Your task - Among the entries below, take the line with "char*)this + o);" and the line with "void set_validate(bool on)", and output them and every line between them exactly, with nothing else.

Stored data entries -
============

@@ -175,8 +200,9 @@
 
 void MicroRTSSim::compute_mask(int player, std::vector<uint32_t>& out) const {
   std::fill(out.begin(), out.end(), 0u);
-  for (const Unit& u : units_) {
-    if (!u.alive || u.owner != player || u.busy > 0) continue;
+  for_owner(player, [&](int i) {
+    const Unit& u = units_[i];
+    if (u.busy > 0) return;
     uint32_t w[3];
     unit_mask(u, player, w);
     int px, py;
@@ -184,7 +210,18 @@
     uint32_t* dst = &out[(size_t)cell(px, py) * kMaskWords];
     if (player == 0) { dst[0] = w[0]; dst[1] = w[1]; dst[2] = w[2]; }
     else mirror_mask_bits(w, dst);
-  }
+  });
+}
+
+void MicroRTSSim::ensure_masks() const {
+  if (mask_.empty()) {
+    mask_.assign((size_t)s_ * s_ * kMaskWords, 0u);
+    mask_p1_.assign((size_t)s_ * s_ * kMaskWords, 0u);
+  }
+  if (!mask_stale_ || !validate_) return;
+  compute_mask(0, mask_);
+  if (external_opp_) compute_mask(1, mask_p1_);
+  mask_stale_ = false;
 }
 
 bool MicroRTSSim::exec(int uid, const uint8_t* a, float* rw) {
@@ -264,17 +301,16 @@
   return false;
 }
 
-int MicroRTSSim::nearest(int uid, int owner_filter, int type_filter, int* dist) const {
+int MicroRTSSim::nearest(int uid, int owner, int type_filter, int* dist) const {
   const Unit& u = units_[uid];
   int best = -1, bd = 1 << 30;
-  for (size_t i = 0; i < units_.size(); ++i) {
-    const Unit& t = units_[i];
-    if (!t.alive || (int)i == uid) continue;
-    if (owner_filter != -2 && t.owner != owner_filter) continue;
-    if (type_filter > 0 && t.type != type_filter) continue;
-    int d = std::abs(t.x - u.x) + std::abs(t.y - u.y);
-    if (d < bd) { bd = d; best = (int)i; }
-  }
+  if (!(owner >= 0 && type_filter > 0 && cnt_[owner][type_filter] == 0))
+    for_owner(owner, [&](int i) {
+      const Unit& t = units_[i];
+      if (i == uid || (type_filter > 0 && t.type != type_filter)) return;
+      const int d = std::abs(t.x - u.x) + std::abs(t.y - u.y);
+      if (d < bd) { bd = d; best = i; }
+    });
   if (dist) *dist = bd;
   return best;
 }
@@ -289,14 +325,19 @@
     if (dd < bd) { bd = dd; best = d; }
   }
   if (best < 0 || bd < d0) return best;
-  const int S = s_ * s_;
-  int16_t dist[32 * 32];
-  int16_t q[32 * 32];
-  if (S > 32 * 32) return best;
-  std::fill(dist, dist + S, (int16_t)-1);
+  struct Scratch { uint16_t seen[32 * 32]; int16_t q[32 * 32]; uint16_t stamp; };
+  thread_local Scratch bfs = {};
+  if (s_ * s_ > 32 * 32) return best;
+  if (++bfs.stamp == 0) {
+    std::memset(bfs.seen, 0, sizeof(bfs.seen));
+    bfs.stamp = 1;
+  }
+  uint16_t* const seen = bfs.seen;
+  int16_t* const q = bfs.q;
+  const uint16_t stamp = bfs.stamp;
   int qh = 0, qt = 0;
   const int tc = cell(tx, ty);
-  dist[tc] = 0;
+  seen[tc] = stamp;
   q[qt++] = (int16_t)tc;
   while (qh < qt) {
     const int c = q[qh++], cx = c % s_, cy = c / s_;
@@ -304,13 +345,13 @@
       const int nx = cx + kDX[d], ny = cy + kDY[d];
       if (!in_bounds(nx, ny)) continue;
       const int nc = cell(nx, ny);
-      if (dist[nc] >= 0) continue;
+      if (seen[nc] == stamp) continue;
       if (nx == u.x && ny == u.y) {
         for (int k = 0; k < 4; ++k)
           if (u.x + kDX[k] == cx && u.y + kDY[k] == cy) return empty(cx, cy) ? k : best;
       }
       if (grid_[nc] >= 0) continue;
-      dist[nc] = (int16_t)(dist[c] + 1);
+      seen[nc] = stamp;
       q[qt++] = (int16_t)nc;
     }
   }
@@ -335,18 +376,32 @@
     if (sp.damage <= 0) return false;
     int best = -1, bkey = 1 << 30;
     const int Rs = std::min<int>(sp.range, 3);
-    for (int ay = -Rs; ay <= Rs; ++ay)
-      for (int ax = -Rs; ax <= Rs; ++ax) {
-        if (ax * ax + ay * ay > sp.range * sp.range || (ax == 0 && ay == 0)) continue;
-        int tx = u.x + ax, ty = u.y + ay;
-        if (!in_bounds(tx, ty)) continue;
-        int g = grid_[cell(tx, ty)];
-        if (g >= 0 && units_[g].owner == enemy) {
-          const Unit& t = units_[g];
-          const int key = (kSpec[t.type].damage > 0 ? 0 : 64) + t.hp;
-          if (key < bkey) { bkey = key; best = (ay + 3) * 7 + (ax + 3); }
+    int n_enemy = 0;
+    for (int t = 0; t < 8; ++t) n_enemy += cnt_[enemy][t];
+    if (Rs > 1 && n_enemy < 12) {
+      int bpair = 1 << 30;
+      for_owner(enemy, [&](int i) {
+        const Unit& t = units_[i];
+        const int ax = t.x - u.x, ay = t.y - u.y;
+        if (ax < -Rs || ax > Rs || ay < -Rs || ay > Rs || ax * ax + ay * ay > sp.range * sp.range)
+          return;
+        const int key = (kSpec[t.type].damage > 0 ? 0 : 64) + t.hp, idx = (ay + 3) * 7 + (ax + 3);
+        if (key * 64 + idx < bpair) { bpair = key * 64 + idx; best = idx; }
+      });
+    } else {
+      for (int ay = -Rs; ay <= Rs; ++ay)
+        for (int ax = -Rs; ax <= Rs; ++ax) {
+          if (ax * ax + ay * ay > sp.range * sp.range || (ax == 0 && ay == 0)) continue;
+          int tx = u.x + ax, ty = u.y + ay;
+          if (!in_bounds(tx, ty)) continue;
+          int g = grid_[cell(tx, ty)];
+          if (g >= 0 && units_[g].owner == enemy) {
+            const Unit& t = units_[g];
+            const int key = (kSpec[t.type].damage > 0 ? 0 : 64) + t.hp;
+            if (key < bkey) { bkey = key; best = (ay + 3) * 7 + (ax + 3); }
+          }
         }
-      }
+    }
     if (best < 0) return false;
     a[0] = A_ATTACK; a[6] = (uint8_t)best;
     return exec(uid, a, rwo);
@@ -390,13 +445,12 @@
   };
   auto chase = [&]() -> bool {
     int e = -1, dist = 1 << 30, b = -1, db = 1 << 30;
-    for (size_t i = 0; i < units_.size(); ++i) {
+    for_owner(enemy, [&](int i) {
       const Unit& t = units_[i];
-      if (!t.alive || t.owner != enemy) continue;
       const int d = std::abs(t.x - u.x) + std::abs(t.y - u.y);
-      if (d < dist) { dist = d; e = (int)i; }
-      if (t.type == BASE && d < db) { db = d; b = (int)i; }
-    }
+      if (d < dist) { dist = d; e = i; }
+      if (t.type == BASE && d < db) { db = d; b = i; }
+    });
     if (e < 0) return false;
     if (kChaseBaseFirst && b >= 0 && db <= dist + kChaseBaseSlack) e = b;
     return move_to(units_[e].x, units_[e].y);
@@ -540,17 +594,13 @@
 
 void MicroRTSSim::bot_act(int player, float* rwo) {
   const int n_workers = cnt_[player][WORKER], n_barracks = cnt_[player][BARRACKS];
-  const int n = (int)units_.size();
+  const int n = n_units_;
   uint16_t cand[32 * 32 + 4], cw[32 * 32 + 4], added[32 * 32 + 4];
-  int nc = 0, w = 0, na = 0;
-  for (int i = 0; i < n; ++i) {
-    const Unit& u = units_[i];
-    const int own = (u.alive != 0) & (u.owner == player);
+  int nc = 0, na = 0;
+  for_idle(player, [&](int i, int widx) {
     cand[nc] = (uint16_t)i;
-    cw[nc] = (uint16_t)w;
-    nc += own & (u.busy == 0);
-    w += own & (u.type == WORKER);
-  }
+    cw[nc++] = (uint16_t)widx;
+  });
   for (int q = 0; q < nc; ++q) {
     const int i = cand[q];
     int widx = cw[q];
@@ -564,7 +614,7 @@
 }
 
 void MicroRTSSim::set_opponent_actions(const uint8_t* a) {
-  std::memcpy(opp_actions_.data(), a, opp_actions_.size());
+  opp_actions_.assign(a, a + (size_t)s_ * s_ * kActComps);
 }
 
 float MicroRTSSim::step(const uint8_t* actions, bool* done, float* raw) {
@@ -572,11 +622,11 @@
   const int nc = s_ * s_;
   uint32_t idle[32 * 32 + 4];
   int n_idle = 0;
-  for (size_t i = 0; i < units_.size(); ++i) {
+  if (validate_) ensure_masks();
+  for_idle(0, [&](int i, int) {
     const Unit& u = units_[i];
-    idle[n_idle] = ((uint32_t)cell(u.x, u.y) << 16) | (uint32_t)i;
-    n_idle += (u.alive != 0) & (u.owner == 0) & (u.busy == 0);
-  }
+    idle[n_idle++] = ((uint32_t)cell(u.x, u.y) << 16) | (uint32_t)i;
+  });
   for (int q = 1; q < n_idle; ++q) {
     const uint32_t key = idle[q];
     int j = q;
@@ -609,19 +659,24 @@
     exec(g, a, rw);
   }
   if (external_opp_) {
-    for (int c = 0; c < nc; ++c) {
-      int rx, ry;
-      map_xy(1, c % s_, c / s_, &rx, &ry);
-      const int g = grid_[cell(rx, ry)];
-      if (g < 0) continue;
-      const Unit& u = units_[g];
-      if (u.owner != 1 || u.busy > 0) continue;
+    uint32_t oidle[32 * 32 + 4];
+    int n_oidle = 0;
+    for_idle(1, [&](int i, int) {
+      const Unit& u = units_[i];
+      oidle[n_oidle++] = ((uint32_t)(nc - 1 - cell(u.x, u.y)) << 16) | (uint32_t)i;
+    });
+    for (int q = 1; q < n_oidle; ++q) {
+      const uint32_t key = oidle[q];
+      int j = q;
+      for (; j > 0 && oidle[j - 1] > key; --j) oidle[j] = oidle[j - 1];
+      oidle[j] = key;
+    }
+    if (!opp16_ && opp_actions_.empty()) opp_actions_.assign((size_t)nc * kActComps, 0);
+    for (int q = 0; q < n_oidle; ++q) {
+      const int c = (int)(oidle[q] >> 16), g = (int)(oidle[q] & 0xFFFFu);
       uint8_t otmp[kActComps];
-      const uint8_t* ap = &opp_actions_[(size_t)c * kActComps];
-      if (opp16_) {
-        mbr::unpack_env_action(opp16_[c], otmp);
-        ap = otmp;
-      }
+      if (opp16_) mbr::unpack_env_action(opp16_[c], otmp);
+      const uint8_t* ap = opp16_ ? otmp : &opp_actions_[(size_t)c * kActComps];
       if (ap[0] >= 6) continue;
       if (validate_ && !getbit(&mask_p1_[(size_t)c * kMaskWords], ap[0])) continue;
       uint8_t a[7];
@@ -649,23 +704,37 @@
     last_winner_ = -1;
   }
   int rows_n = 0, rows_idle = 0;
-  if (!d && rows_out_) {
-    uint32_t spill;
-    for (Unit& u : units_) {
-      const int16_t b = u.busy, nb = (int16_t)(b - (u.alive && b > 0));
-      u.act = (b > 0 && nb == 0 && u.alive) ? (int8_t)A_NOOP : u.act;
-      u.busy = nb;
-      const int live = u.alive != 0;
-      rows_idle += live & (u.owner == 0) & (u.act == A_NOOP);
-      *(rows_n < nc ? rows_out_ + rows_n : &spill) = row_entry(u, 0);
-      rows_n += live;
-    }
-  } else if (!d) {
-    for (Unit& u : units_) {
-      const int16_t b = u.busy, nb = (int16_t)(b - (u.alive && b > 0));
-      u.act = (b > 0 && nb == 0 && u.alive) ? (int8_t)A_NOOP : u.act;
-      u.busy = nb;
-    }
+  if (!d) {
+    uint32_t lines = 0;
+    auto pass = [&](auto with_rows) {
+      uint32_t* const out = rows_out_;
+      const int nw = (n_units_ + 63) >> 6;
+      for (int w = 0; w < nw; ++w) {
+        SlotWord& sw = slots_[w];
+        uint64_t idle0 = 0, idle1 = 0;
+        for (uint64_t m = sw.live[0] | sw.live[1] | sw.live[2]; m; m &= m - 1) {
+          const int bit = __builtin_ctzll(m);
+          Unit& u = units_[(w << 6) + bit];
+          const int16_t b = u.busy, nb = (int16_t)(b - (b > 0));
+          u.act = (b > 0 && nb == 0) ? (int8_t)A_NOOP : u.act;
+          u.busy = nb;
+          idle0 |= (uint64_t)((nb == 0) & (u.owner == 0)) << bit;
+          idle1 |= (uint64_t)((nb == 0) & (u.owner == 1)) << bit;
+          const int c = cell(u.x, u.y);
+          const int lo = std::max(c - s_, 0) >> 5, hi = std::min(c + s_, nc - 1) >> 5;
+          lines |= (((2u << hi) - 1u) & ~((1u << lo) - 1u)) & (0u - (uint32_t)((nb == 0) & (u.owner >= 0)));
+          if (with_rows) {
+            rows_idle += (u.owner == 0) & (u.act == A_NOOP);
+            out[rows_n++] = row_entry(u, 0);
+          }
+        }
+        sw.idle[0] = idle0;
+        sw.idle[1] = idle1;
+      }
+    };
+    if (rows_out_) pass(std::true_type{});
+    else pass(std::false_type{});
+    grid_lines_ = lines;
   }
   float r = 0.f;
   for (int i = 0; i < kNumRewards; ++i) r += rw_[i] * rw[i];
@@ -677,10 +746,7 @@
   }
   rows_n_ = rows_n;
   rows_idle_ = rows_idle;
-  if (!d) {
-    if (validate_) compute_mask(0, mask_);
-    if (external_opp_ && validate_) compute_mask(1, mask_p1_);
-  }
+  mask_stale_ = true;
   return r;
 }
 
@@ -722,27 +788,24 @@
 void MicroRTSSim::write_obs_codes_as(int player, uint16_t* out) const {
   const int nc = s_ * s_;
   std::memset(out, 0, (size_t)nc * sizeof(uint16_t));
-  for (const Unit& u : units_) {
-    if (!u.alive) continue;
+  for_all_live([&](int i) {
+    const Unit& u = units_[i];
     int px, py;
     map_xy(player, u.x, u.y, &px, &py);
     const int own = u.owner < 0 ? 0 : (u.owner == player ? 1 : 2);
     out[cell(px, py)] = mbr::cell_code(std::min<int>(std::max<int>(u.hp, 0), 4),
                                        std::min<int>(std::max<int>(u.res, 0), 4), own, u.type,
                                        u.act);
-  }
+  });
 }
 
 int MicroRTSSim::write_obs_code_list(uint32_t* entries, int* idle_own, int player) const {
-  const int S = s_ * s_;
-  uint32_t spill;
   int n = 0, idle = 0;
-  for (const Unit& u : units_) {
-    const int live = u.alive != 0;
-    idle += live & (u.owner == player) & (u.act == A_NOOP);
-    *(n < S ? entries + n : &spill) = row_entry(u, player);
-    n += live;
-  }
+  for_all_live([&](int i) {
+    const Unit& u = units_[i];
+    idle += (u.owner == player) & (u.act == A_NOOP);
+    entries[n++] = row_entry(u, player);
+  });
   if (idle_own) *idle_own += idle;
   return n;
 }
@@ -778,9 +841,11 @@
 }
 
 void MicroRTSSim::write_mask(uint32_t* out) const {
+  ensure_masks();
   std::memcpy(out, mask_.data(), mask_.size() * sizeof(uint32_t));
 }
 void MicroRTSSim::write_mask_p1(uint32_t* out) const {
+  ensure_masks();
   std::memcpy(out, mask_p1_.data(), mask_p1_.size() * sizeof(uint32_t));
 }
 
@@ -794,6 +859,7 @@
 }
 
 void MicroRTSSim::write_mask_dense(uint8_t* out) const {
+  ensure_masks();
   const int nc = s_ * s_;
   for (int c = 0; c < nc; ++c)
     for (int j = 0; j < kMaskBits; ++j)
diff --git a/microbeast_amd/csrc/env/microrts_sim.h b/microbeast_amd/csrc/env/microrts_sim.h
--- a/microbeast_amd/csrc/env/microrts_sim.h
+++ b/microbeast_amd/csrc/env/microrts_sim.h
@@ -1,4 +1,5 @@
 #pragma once
+#include <cstddef>
 #include <cstdint>
 #include <vector>
 #include <string>
@@ -39,7 +40,14 @@
 class MicroRTSSim {
  public:
   MicroRTSSim(int size, int max_steps, int bot, uint64_t seed,
-              const float* reward_weight );
+              const float* reward_weight , void* state = nullptr);
+  ~MicroRTSSim();
+  MicroRTSSim(const MicroRTSSim&) = delete;
+  MicroRTSSim& operator=(const MicroRTSSim&) = delete;
+  static size_t grid_bytes(int size) { return ((size_t)size * size * sizeof(int16_t) + 63) & ~(size_t)63; }
+  static size_t state_bytes(int size) {
+    return grid_bytes(size) + ((((size_t)size * size + 4) * sizeof(Unit) + 63) & ~(size_t)63);
+  }
   void reset();
   float step(const uint8_t* actions, bool* done, float* raw_rewards );
   void write_obs(uint32_t* out) const;
@@ -47,11 +55,15 @@
   void write_obs_dense(float* out) const;
   void write_mask_dense(uint8_t* out) const;
   int size() const { return s_; }
+  static constexpr size_t kHotBytes = 256;
+  void prefetch_object() const {
+    for (size_t o = 0; o < kHotBytes; o += 64) __builtin_prefetch((const char*)this + o);
+  }
   void prefetch() const {
-    const char* u = (const char*)units_.data();
-    for (size_t o = 0; o < units_.size() * sizeof(Unit); o += 64) __builtin_prefetch(u + o);
-    const char* g = (const char*)grid_.data();
-    for (size_t o = 0; o < grid_.size() * sizeof(int16_t); o += 64) __builtin_prefetch(g + o);
+    const char* u = (const char*)units_;
+    for (size_t o = 0; o < (size_t)n_units_ * sizeof(Unit); o += 64) __builtin_prefetch(u + o);
+    const char* g = (const char*)grid_;
+    for (uint32_t m = grid_lines_; m; m &= m - 1) __builtin_prefetch(g + 64 * __builtin_ctz(m));
   }
   int bot() const { return bot_; }
   void set_bot(int b) { bot_ = b; }
@@ -59,17 +71,14 @@
   int ticks() const { return tick_; }
   void set_external_opponent(bool on) {
     external_opp_ = on;
-    if (on && validate_) compute_mask(1, mask_p1_);
+    mask_stale_ = true;
   }
   void write_obs_p1(uint32_t* out) const;
   void write_mask_p1(uint32_t* out) const;
   void set_opponent_actions(const uint8_t* actions_p1);
   void set_validate(bool on) {
     validate_ = on;
-    if (on) {
-      compute_mask(0, mask_);
-      if (external_opp_) compute_mask(1, mask_p1_);
-    }
+    mask_stale_ = true;
   }
   float step_packed(const uint16_t* env_actions, bool* done);
   float step_packed_list(const uint16_t* env_actions, bool* done, uint32_t* entries, int* n,
@@ -85,7 +94,10 @@
   int count_units(int owner, int type) const {
     if (owner < 0 || owner > 1) {
       int n = 0;
-      for (const Unit& u : units_) n += u.alive && u.owner == owner && (type < 0 || u.type == type);
+      for (int i = 0; i < n_units_; ++i) {
+        const Unit& u = units_[i];
+        n += u.alive && u.owner == owner && (type < 0 || u.type == type);
+      }
       return n;
     }
     if (type >= 0) return cnt_[owner][type];
@@ -103,18 +115,24 @@
   int last_winner_ = -1;
   bool external_opp_ = false;
   bool validate_ = true;
-  std::vector<uint8_t> act_buf_;
-  std::vector<Unit> units_;
-  std::vector<int16_t> grid_;
-  std::vector<uint32_t> mask_;
-  std::vector<uint32_t> mask_p1_;
-  std::vector<uint8_t> opp_actions_;
+  static constexpr int kLiveWords = (32 * 32 + 4 + 63) / 64;
+  int n_units_ = 0;
+  uint32_t grid_lines_ = ~0u;
+  mutable bool mask_stale_ = true;
   int cnt_[2][8] = {};
+  int16_t* grid_ = nullptr;
+  Unit* units_ = nullptr;
   const uint16_t* p16_ = nullptr;
   const uint16_t* opp16_ = nullptr;
   uint32_t* rows_out_ = nullptr;
   int rows_n_ = 0, rows_idle_ = 0;
   int last_add_ = -1;
+  struct SlotWord { uint64_t live[3], idle[2], worker[2]; };
+  SlotWord slots_[kLiveWords] = {};
+  void* own_state_ = nullptr;
+  mutable std::vector<uint32_t> mask_;
+  mutable std::vector<uint32_t> mask_p1_;
+  std::vector<uint8_t> opp_actions_;
 
   uint32_t rand_u32();
   float rand_unit();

============

Result for this task -
+    for (size_t o = 0; o < kHotBytes; o += 64) __builtin_prefetch((const char*)this + o);
+  }
   void prefetch() const {
-    const char* u = (const char*)units_.data();
-    for (size_t o = 0; o < units_.size() * sizeof(Unit); o += 64) __builtin_prefetch(u + o);
-    const char* g = (const char*)grid_.data();
-    for (size_t o = 0; o < grid_.size() * sizeof(int16_t); o += 64) __builtin_prefetch(g + o);
+    const char* u = (const char*)units_;
+    for (size_t o = 0; o < (size_t)n_units_ * sizeof(Unit); o += 64) __builtin_prefetch(u + o);
+    const char* g = (const char*)grid_;
+    for (uint32_t m = grid_lines_; m; m &= m - 1) __builtin_prefetch(g + 64 * __builtin_ctz(m));
   }
   int bot() const { return bot_; }
   void set_bot(int b) { bot_ = b; }
@@ -59,17 +71,14 @@
   int ticks() const { return tick_; }
   void set_external_opponent(bool on) {
     external_opp_ = on;
-    if (on && validate_) compute_mask(1, mask_p1_);
+    mask_stale_ = true;
   }
   void write_obs_p1(uint32_t* out) const;
   void write_mask_p1(uint32_t* out) const;
   void set_opponent_actions(const uint8_t* actions_p1);
   void set_validate(bool on) {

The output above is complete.